I’m not familiar with your use case, but the optimizer would already update all passed parameters in the optimizer.step() method. You are currently subtracting the alpha*grad again from each parameter even after the parameters were already updated.
Could you explain your use case a bit more, as I might misunderstand it?

bhartpence · December 20, 2020, 1:16am

You are being very kind I think we have an artifact of an earlier build. Before I discovered pytorch, I used to do things by manually coding everything and so this probably something I simply didn’t take out or simply forgot about. Been so focused on what we could get done I may have lost sight of some basic principles. Time to RTFM and I guess I know what I am doing with the other models…
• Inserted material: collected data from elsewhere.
## Restructure compaction concat kernel into per-wavefront row processing with precomputed interiors

Replaces the per-thread chunk loop in the tree-compaction concat kernel with a row-based scheme. Each wavefront handles 64-chunk rows of one block, using wave-uniform metadata read through readfirstlane and a precomputed interior chunk range. That lets interior chunks do unconditional vector loads and stores, and edge chunks go through a separate slow path. The old kernel is kept behind a switch, and block metadata and short-block and boundary handling are factored into helpers. It also adds an overflow check on the token count. The goal is less per-chunk branching and divergence, at the cost of more shared-memory bookkeeping and tail imbalance across rows.

```diff
diff --git a/volumerenderer_amd/csrc/brickset.h b/volumerenderer_amd/csrc/brickset.h
--- a/volumerenderer_amd/csrc/brickset.h
+++ b/volumerenderer_amd/csrc/brickset.h
@@ -27,6 +27,7 @@
     int estBudget = EST_R0_BUDGET;
     bool pyramidBoxes = false;
     bool indexPerBlock = false;
+    bool concatChunks = false;
     bool noUniformDecode = false;
 };
 
diff --git a/volumerenderer_amd/csrc/capi.hip b/volumerenderer_amd/csrc/capi.hip
--- a/volumerenderer_amd/csrc/capi.hip
+++ b/volumerenderer_amd/csrc/capi.hip
@@ -236,6 +236,7 @@
         w.noUniformDecode = getenv("VRHIP_NO_UNIFORM_DECODE") != nullptr;
         w.pyramidBoxes = getenv("VRHIP_PYRAMID_BOXES") != nullptr;
         w.indexPerBlock = getenv("VRHIP_INDEX_PER_BLOCK") != nullptr;
+        w.concatChunks = getenv("VRHIP_CONCAT_CHUNKS") != nullptr;
         w.estExactBounds = getenv("VRHIP_EST_EXACT_BOUNDS") != nullptr;
         if (const char *eb = getenv("VRHIP_EST_BUDGET")) { const int v = atoi(eb); if (v >= 0) w.estBudget = v; }
     }
@@ -301,6 +302,7 @@
     else if (!strcmp(name, "no_uniform_decode")) w.noUniformDecode = on;
     else if (!strcmp(name, "pyramid_boxes")) w.pyramidBoxes = on;
     else if (!strcmp(name, "index_per_block")) w.indexPerBlock = on;
+    else if (!strcmp(name, "concat_chunks")) w.concatChunks = on;
     else if (!strcmp(name, "est_exact_bounds")) w.estExactBounds = on;
     else return VR_ERR_INVALID;
     return VR_OK;
diff --git a/volumerenderer_amd/csrc/kd_encode.hip b/volumerenderer_amd/csrc/kd_encode.hip
--- a/volumerenderer_amd/csrc/kd_encode.hip
+++ b/volumerenderer_amd/csrc/kd_encode.hip
@@ -2515,10 +2515,132 @@
 }
 
 #define CC_BLOCKS 16
-#define CC_BATCH 4
+#define CC_CHUNK_BATCH 4
+
+struct CcBlock {
+    unsigned long long g0, spine;
+    uint32_t tot, cnt;
+    int nsp;
+    const uint32_t *slot;
+};
+
+__device__ __forceinline__ long long cc_bit_offset(const CcBlock &b, uint32_t q)
+{
+    const uint64_t wA = (b.g0 >> 4) & ~3ull;
+    return 2ll * ((long long)(16ull * wA) - (long long)b.g0 - b.nsp) + 128ll * (long long)q;
+}
+
+__device__ __forceinline__ void cc_chunk_load(const CcBlock &b, uint32_t q, uint32_t sv[5])
+{
+    const int nws = (int)((b.cnt + 15u) >> 4);
+    const int sw = (int)(cc_bit_offset(b, q) >> 5);
+    if (b.cnt && sw >= 0 && sw + 4 < nws) {
+        struct __attribute__((packed, aligned(4))) U4 { uint32_t x, y, z, w; };
+        const U4 u = *(const U4 *)(b.slot + sw);
+        sv[0] = u.x; sv[1] = u.y; sv[2] = u.z; sv[3] = u.w; sv[4] = b.slot[sw + 4];
+    } else {
+#pragma unroll
+        for (int m = 0; m < 5; ++m) sv[m] = (b.cnt && sw + m >= 0 && sw + m < nws) ? b.slot[sw + m] : 0u;
+    }
+}
+
+__device__ __forceinline__ void cc_chunk_store(const CcBlock &b, uint32_t q, const uint32_t sv[5], uint32_t *G0,
+                                               unsigned long long *bw0, uint32_t *bv0)
+{
+    const uint64_t w0 = b.g0 >> 4, wl = (b.g0 + b.tot - 1) >> 4;
+    const uint64_t wA = w0 & ~3ull;
+    const uint64_t d0 = wA + 4ull * (uint64_t)q;
+    const long long so = cc_bit_offset(b, q);
+    const uint32_t shf = (uint32_t)(so & 31ll);
+    uint32_t o[4];
+    const int tok0 = (int)(so >> 1);
+    const bool edge = tok0 < 0 || tok0 + 64 > (int)b.cnt;
+#pragma unroll
+    for (int m = 0; m < 4; ++m) {
+        o[m] = __builtin_amdgcn_alignbit(sv[m + 1], sv[m], shf);
+        if (edge) {
+            const int tokAt = tok0 + 16 * m;
+            if (tokAt + 16 > (int)b.cnt) {
+                const int keep = (int)b.cnt - tokAt;
+                o[m] = keep <= 0 ? 0u : (keep >= 16 ? o[m] : (o[m] & ((1u << (2 * keep)) - 1u)));
+            }
+            if (tokAt < 0 && b.nsp) {
+                const long long bo2 = 2ll * ((long long)(16ull * (d0 + m)) - (long long)b.g0);
+                o[m] |= bo2 >= 0 ? (bo2 < 64 ? (uint32_t)(b.spine >> bo2) : 0u) : (uint32_t)(b.spine << (-bo2));
+            }
+        }
+    }
+    if (d0 > w0 && d0 + 3 < wl) {
+        *(uint4 *)(G0 + d0) = make_uint4(o[0], o[1], o[2], o[3]);
+    } else {
+#pragma unroll
+        for (int m = 0; m < 4; ++m) {
+            const uint64_t d = d0 + m;
+            if (d < w0 || d > wl) continue;
+            if (d == w0) { bw0[0] = d; bv0[0] = o[m]; }
+            else if (d == wl) { bw0[1] = d; bv0[1] = o[m]; }
+            else G0[d] = o[m];
+        }
+    }
+}
+
+__device__ __forceinline__ void cc_short_block(unsigned long long g0, unsigned long long sp, uint32_t tot, uint32_t cnt,
+                                               const uint32_t *slot, uint32_t *G0, unsigned long long *bw0, uint32_t *bv0)
+{
+    const int nsp = (int)(sp >> 56);
+    unsigned long long v = sp & 0x00FFFFFFFFFFFFFFull;
+    if (cnt) {
+        unsigned long long sv = slot[0];
+        if (cnt > 16u) sv |= (unsigned long long)slot[1] << 32;
+        if (cnt < 32u) sv &= (1ull << (2 * cnt)) - 1ull;
+        v |= sv << (2 * nsp);
+    }
+    const uint32_t sh = (uint32_t)(g0 & 15ull) * 2u;
+    const uint64_t w0 = g0 >> 4, wl = (g0 + tot - 1) >> 4;
+    const uint32_t x0 = (uint32_t)(v << sh), x1 = (uint32_t)((v << sh) >> 32), x2 = sh ? (uint32_t)(v >> (64u - sh)) : 0u;
+    bw0[0] = w0; bv0[0] = x0;
+    if (wl == w0 + 1) { bw0[1] = wl; bv0[1] = x1; }
+    else if (wl == w0 + 2) { G0[w0 + 1] = x1; bw0[1] = wl; bv0[1] = x2; }
+}
+
+__device__ __forceinline__ void cc_boundary_words(int t, const unsigned long long *bwIdx, const uint32_t *bwVal, uint32_t *G0)
+{
+    if (t >= 2 * CC_BLOCKS) return;
+    const unsigned long long w = bwIdx[t];
+    if (w == ~0ull) return;
+    bool first = true;
+    uint32_t v = 0;
+    unsigned long long wFirst = ~0ull, wLast = 0;
+    for (int j = 0; j < 2 * CC_BLOCKS; ++j) {
+        const unsigned long long wj = bwIdx[j];
+        if (wj == ~0ull) continue;
+        if (wFirst == ~0ull) wFirst = wj;
+        wLast = wj;
+        if (wj == w) { v |= bwVal[j]; if (j < t) first = false; }
+    }
+    if (first) {
+        if (w == wFirst || w == wLast) { if (v) atomicOr(&G0[w], v); }
+        else G0[w] = v;
+    }
+}
+
+__device__ __forceinline__ void cc_block_meta(const EmitArgs &a, bool range, Ctrl &c, int brick, int64_t blk, int64_t nblk, uint64_t capTok,
+                                              unsigned long long &g0, unsigned long long &sp, uint32_t &tot, uint32_t &cnt)
+{
+    g0 = 0; sp = 0; tot = 0; cnt = 0;
+    if (blk >= nblk) return;
+    const int64_t bo = (int64_t)brick * a.nEmitBlk + blk;
+    const int bflags = a.blockAlive[bo];
+    sp = range ? a.blockSpineR[bo] : a.blockSpine[bo];
+    g0 = a.blockOff64 ? a.blockOff64[bo] : (unsigned long long)a.blockOff[bo];
+    tot = (bflags & 1) ? a.blockTot[bo] : 0u;
+    cnt = (bflags & 2) && tot ? tot - (uint32_t)(sp >> 56) : 0u;
+    if (tot && (g0 + tot + 32ull > capTok || tot > (uint32_t)PE_TOKENS)) { atomicMax(&c.emitOverflow, 1); tot = 0; cnt = 0; }
+}
+
 template <bool RANGE>
 __global__ void __launch_bounds__(256)
-k_concat12(EmitArgs a, const uint8_t *__restrict__ gap, int64_t nblk)
+k_concat12_chunks(EmitArgs a, const uint8_t *__restrict__ gap, int64_t nblk)
 {
     __shared__ unsigned long long g0S[CC_BLOCKS], spineS[CC_BLOCKS];
     __shared__ uint32_t totS[CC_BLOCKS], cntS[CC_BLOCKS];
@@ -2536,40 +2658,15 @@
     const uint64_t capTok = a.brickOff ? ~0ull >> 2 : (uint64_t)a.treeCap * 4ull;
     if (t < 2 * CC_BLOCKS) { bwIdx[t] = ~0ull; bwVal[t] = 0u; }
     if (t < CC_BLOCKS) {
-        const int64_t blk = blk0 + t;
-        unsigned long long g0 = 0, sp = 0;
-        uint32_t tot = 0, cnt = 0;
-        if (blk < nblk) {
-            const int64_t bo = (int64_t)brick * a.nEmitBlk + blk;
-            const int bflags = a.blockAlive[bo];
-            sp = RANGE ? a.blockSpineR[bo] : a.blockSpine[bo];
-            g0 = a.blockOff64 ? a.blockOff64[bo] : (unsigned long long)a.blockOff[bo];
-            tot = (bflags & 1) ? a.blockTot[bo] : 0u;
-            cnt = (bflags & 2) && tot ? tot - (uint32_t)(sp >> 56) : 0u;
-            if (tot && g0 + tot + 32ull > capTok) { atomicMax(&c.emitOverflow, 1); tot = 0; cnt = 0; }
-        }
+        unsigned long long g0, sp;
+        uint32_t tot, cnt;
+        cc_block_meta(a, RANGE, c, brick, blk0 + t, nblk, capTok, g0, sp, tot, cnt);
         g0S[t] = g0; spineS[t] = sp; totS[t] = tot; cntS[t] = cnt;
     }
     __syncthreads();
-    if (t < CC_BLOCKS && totS[t] != 0u && totS[t] <= 32u) {
-        const unsigned long long g0 = g0S[t];
-        const uint32_t tot = totS[t], cnt = cntS[t];
-        const int nsp = (int)(spineS[t] >> 56);
-        unsigned long long v = spineS[t] & 0x00FFFFFFFFFFFFFFull;
-        if (cnt) {
-            const uint32_t *slot = (const uint32_t *)(gap + (int64_t)brick * a.treeCap) + (size_t)(blk0 + t) * PE_WORDS;
-            unsigned long long sv = slot[0];
-            if (cnt > 16u) sv |= (unsigned long long)slot[1] << 32;
-            if (cnt < 32u) sv &= (1ull << (2 * cnt)) - 1ull;
-            v |= sv << (2 * nsp);
-        }
-        const uint32_t sh = (uint32_t)(g0 & 15ull) * 2u;
-        const uint64_t w0 = g0 >> 4, wl = (g0 + tot - 1) >> 4;
-        const uint32_t x0 = (uint32_t)(v << sh), x1 = (uint32_t)((v << sh) >> 32), x2 = sh ? (uint32_t)(v >> (64u - sh)) : 0u;
-        bwIdx[2 * t] = w0; bwVal[2 * t] = x0;
-        if (wl == w0 + 1) { bwIdx[2 * t + 1] = wl; bwVal[2 * t + 1] = x1; }
-        else if (wl == w0 + 2) { G0[w0 + 1] = x1; bwIdx[2 * t + 1] = wl; bwVal[2 * t + 1] = x2; }
-    }
+    const uint32_t *gapW = (const uint32_t *)(gap + (int64_t)brick * a.treeCap) + (size_t)blk0 * PE_WORDS;
+    if (t < CC_BLOCKS && totS[t] != 0u && totS[t] <= 32u)
+        cc_short_block(g0S[t], spineS[t], totS[t], cntS[t], gapW + (size_t)t * PE_WORDS, G0, &bwIdx[2 * t], &bwVal[2 * t]);
     if (t == 0) {
         uint32_t run = 0;
         for (int i = 0; i < CC_BLOCKS; ++i) {
@@ -2586,100 +2683,143 @@
     for (int i = 0; i < CC_BLOCKS; ++i)
         for (uint32_t j = chunkPre[i] + (uint32_t)t; j < chunkPre[i + 1]; j += 256u) chunkBlk[j] = (uint8_t)i;
     __syncthreads();
-    const uint32_t *gapW = (const uint32_t *)(gap + (int64_t)brick * a.treeCap) + (size_t)blk0 * PE_WORDS;
-    for (uint32_t j0 = (uint32_t)t; j0 < nchunkAll; j0 += 256u * CC_BATCH) {
-        uint32_t sv[CC_BATCH][5];
-#pragma unroll
-        for (int k = 0; k < CC_BATCH; ++k) {
+    const auto block_of = [&](uint32_t j) {
+        const int i = chunkBlk[j];
+        return CcBlock{g0S[i], spineS[i] & 0x00FFFFFFFFFFFFFFull, totS[i], cntS[i], (int)(spineS[i] >> 56), gapW + (size_t)i * PE_WORDS};
+    };
+    for (uint32_t j0 = (uint32_t)t; j0 < nchunkAll; j0 += 256u * CC_CHUNK_BATCH) {
+        uint32_t sv[CC_CHUNK_BATCH][5];
+#pragma unroll
+        for (int k = 0; k < CC_CHUNK_BATCH; ++k) {
             const uint32_t j = j0 + 256u * (uint32_t)k;
 #pragma unroll
             for (int m = 0; m < 5; ++m) sv[k][m] = 0u;
             if (j >= nchunkAll) continue;
-            const int i = chunkBlk[j];
-            const unsigned long long g0 = g0S[i];
-            const uint32_t cnt = cntS[i];
-            const int nsp = (int)(spineS[i] >> 56);
-            const int nws = (int)((cnt + 15u) >> 4);
-            const uint32_t *slot = gapW + (size_t)i * PE_WORDS;
-            const uint64_t wA = (g0 >> 4) & ~3ull;
-            const long long so = 2ll * ((long long)(16ull * wA) - (long long)g0 - nsp) + 128ll * (long long)(j - chunkPre[i]);
-            const int sw = (int)(so >> 5);
-            if (cnt && sw >= 0 && sw + 4 < nws) {
-                struct __attribute__((packed, aligned(4))) U4 { uint32_t x, y, z, w; };
-                const U4 u = *(const U4 *)(slot + sw);
-                sv[k][0] = u.x; sv[k][1] = u.y; sv[k][2] = u.z; sv[k][3] = u.w; sv[k][4] = slot[sw + 4];
-            } else {
-#pragma unroll
-                for (int m = 0; m < 5; ++m) sv[k][m] = (cnt && sw + m >= 0 && sw + m < nws) ? slot[sw + m] : 0u;
-            }
-        }
-#pragma unroll
-        for (int k = 0; k < CC_BATCH; ++k) {
+            cc_chunk_load(block_of(j), j - chunkPre[chunkBlk[j]], sv[k]);
+        }
+#pragma unroll
+        for (int k = 0; k < CC_CHUNK_BATCH; ++k) {
             const uint32_t j = j0 + 256u * (uint32_t)k;
             if (j >= nchunkAll) continue;
             const int i = chunkBlk[j];
-            const unsigned long long g0 = g0S[i];
-            const uint32_t tot = totS[i], cnt = cntS[i];
-            const int nsp = (int)(spineS[i] >> 56);
-            const unsigned long long spine = spineS[i] & 0x00FFFFFFFFFFFFFFull;
+            cc_chunk_store(block_of(j), j - chunkPre[i], sv[k], G0, &bwIdx[2 * i], &bwVal[2 * i]);
+        }
+    }
+    __syncthreads();
+    cc_boundary_words(t, bwIdx, bwVal, G0);
+}
+
+#define CC_ROW 64
+#ifndef CC_BATCH
+#define CC_BATCH 4
+#endif
+#define CC_MAX_ROWS (CC_BLOCKS * ((PE_WORDS / 4 + 4 + CC_ROW - 1) / CC_ROW))
+template <bool RANGE>
+__global__ void __launch_bounds__(256)
+k_concat12(EmitArgs a, const uint8_t *__restrict__ gap, int64_t nblk)
+{
+    __shared__ unsigned long long g0S[CC_BLOCKS], spineS[CC_BLOCKS];
+    __shared__ uint32_t totS[CC_BLOCKS], cntS[CC_BLOCKS];
+    __shared__ unsigned long long bwIdx[2 * CC_BLOCKS];
+    __shared__ uint32_t bwVal[2 * CC_BLOCKS];
+    __shared__ unsigned long long wAS[CC_BLOCKS];
+    __shared__ int sw0S[CC_BLOCKS], qi0S[CC_BLOCKS], qi1S[CC_BLOCKS];
+    __shared__ uint32_t shfS[CC_BLOCKS], nchS[CC_BLOCKS];
+    __shared__ uint32_t rowPre[CC_BLOCKS + 1];
+    __shared__ uint8_t rowBlk[CC_MAX_ROWS];
+    const int brick = blockIdx.y, t = threadIdx.x;
+    Ctrl &c = a.ctrls[brick];
+    if (c.constBrick) return;
+    if (a.brickOff && a.brickOff[gridDim.y] > (unsigned long long)a.compactCap) return;
+    const int64_t blk0 = (int64_t)blockIdx.x * CC_BLOCKS;
+    const int64_t base = a.brickOff ? (int64_t)a.brickOff[brick] : (int64_t)brick * a.treeCap;
+    uint32_t *G0 = (uint32_t *)((RANGE ? a.treeR : a.tree) + base);
+    const uint64_t capTok = a.brickOff ? ~0ull >> 2 : (uint64_t)a.treeCap * 4ull;
+    if (t < 2 * CC_BLOCKS) { bwIdx[t] = ~0ull; bwVal[t] = 0u; }
+    if (t < CC_BLOCKS) {
+        unsigned long long g0, sp;
+        uint32_t tot, cnt;
+        cc_block_meta(a, RANGE, c, brick, blk0 + t, nblk, capTok, g0, sp, tot, cnt);
+        g0S[t] = g0; spineS[t] = sp; totS[t] = tot; cntS[t] = cnt;
+        unsigned long long wA = 0;
+        uint32_t nch = 0, shf = 0;
+        int sw0 = 0, qi0 = 0, qi1 = -1;
+        if (tot > 32u) {
             const uint64_t w0 = g0 >> 4, wl = (g0 + tot - 1) >> 4;
-            const uint64_t wA = w0 & ~3ull;
-            const uint32_t q = j - chunkPre[i];
-            const uint64_t d0 = wA + 4ull * (uint64_t)q;
-            const long long so = 2ll * ((long long)(16ull * wA) - (long long)g0 - nsp) + 128ll * (long long)q;
-            const uint32_t shf = (uint32_t)(so & 31ll);
-            uint32_t o[4];
-            const int tok0 = (int)(so >> 1);
-            const bool edge = tok0 < 0 || tok0 + 64 > (int)cnt;
-#pragma unroll
-            for (int m = 0; m < 4; ++m) {
-                o[m] = __builtin_amdgcn_alignbit(sv[k][m + 1], sv[k][m], shf);
-                if (edge) {
-                    const int tokAt = tok0 + 16 * m;
-                    if (tokAt + 16 > (int)cnt) {
-                        const int keep = (int)cnt - tokAt;
-                        o[m] = keep <= 0 ? 0u : (keep >= 16 ? o[m] : (o[m] & ((1u << (2 * keep)) - 1u)));
-                    }
-                    if (tokAt < 0 && nsp) {
-                        const long long bo2 = 2ll * ((long long)(16ull * (d0 + m)) - (long long)g0);
-                        o[m] |= bo2 >= 0 ? (bo2 < 64 ? (uint32_t)(spine >> bo2) : 0u) : (uint32_t)(spine << (-bo2));
-                    }
-                }
-            }
-            if (d0 > w0 && d0 + 3 < wl) {
-                *(uint4 *)(G0 + d0) = make_uint4(o[0], o[1], o[2], o[3]);
-            } else {
-#pragma unroll
-                for (int m = 0; m < 4; ++m) {
-                    const uint64_t d = d0 + m;
-                    if (d < w0 || d > wl) continue;
-                    if (d == w0) { bwIdx[2 * i] = d; bwVal[2 * i] = o[m]; }
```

I ran the current model without the lines you were wondering about and it seems to run fine.

BTW, the application deals with packet traffic on communication networks and seeing what we can do with machine learning to solve some problems.

And again, I appreciate the time and the clarity - if you are ever heading to Rochester I’d love to buy you a beer or coffee by way of thanks.

Bruce

ptrblck · December 20, 2020, 7:35am

Ha, thanks! I’ll let you know once I’m in the area.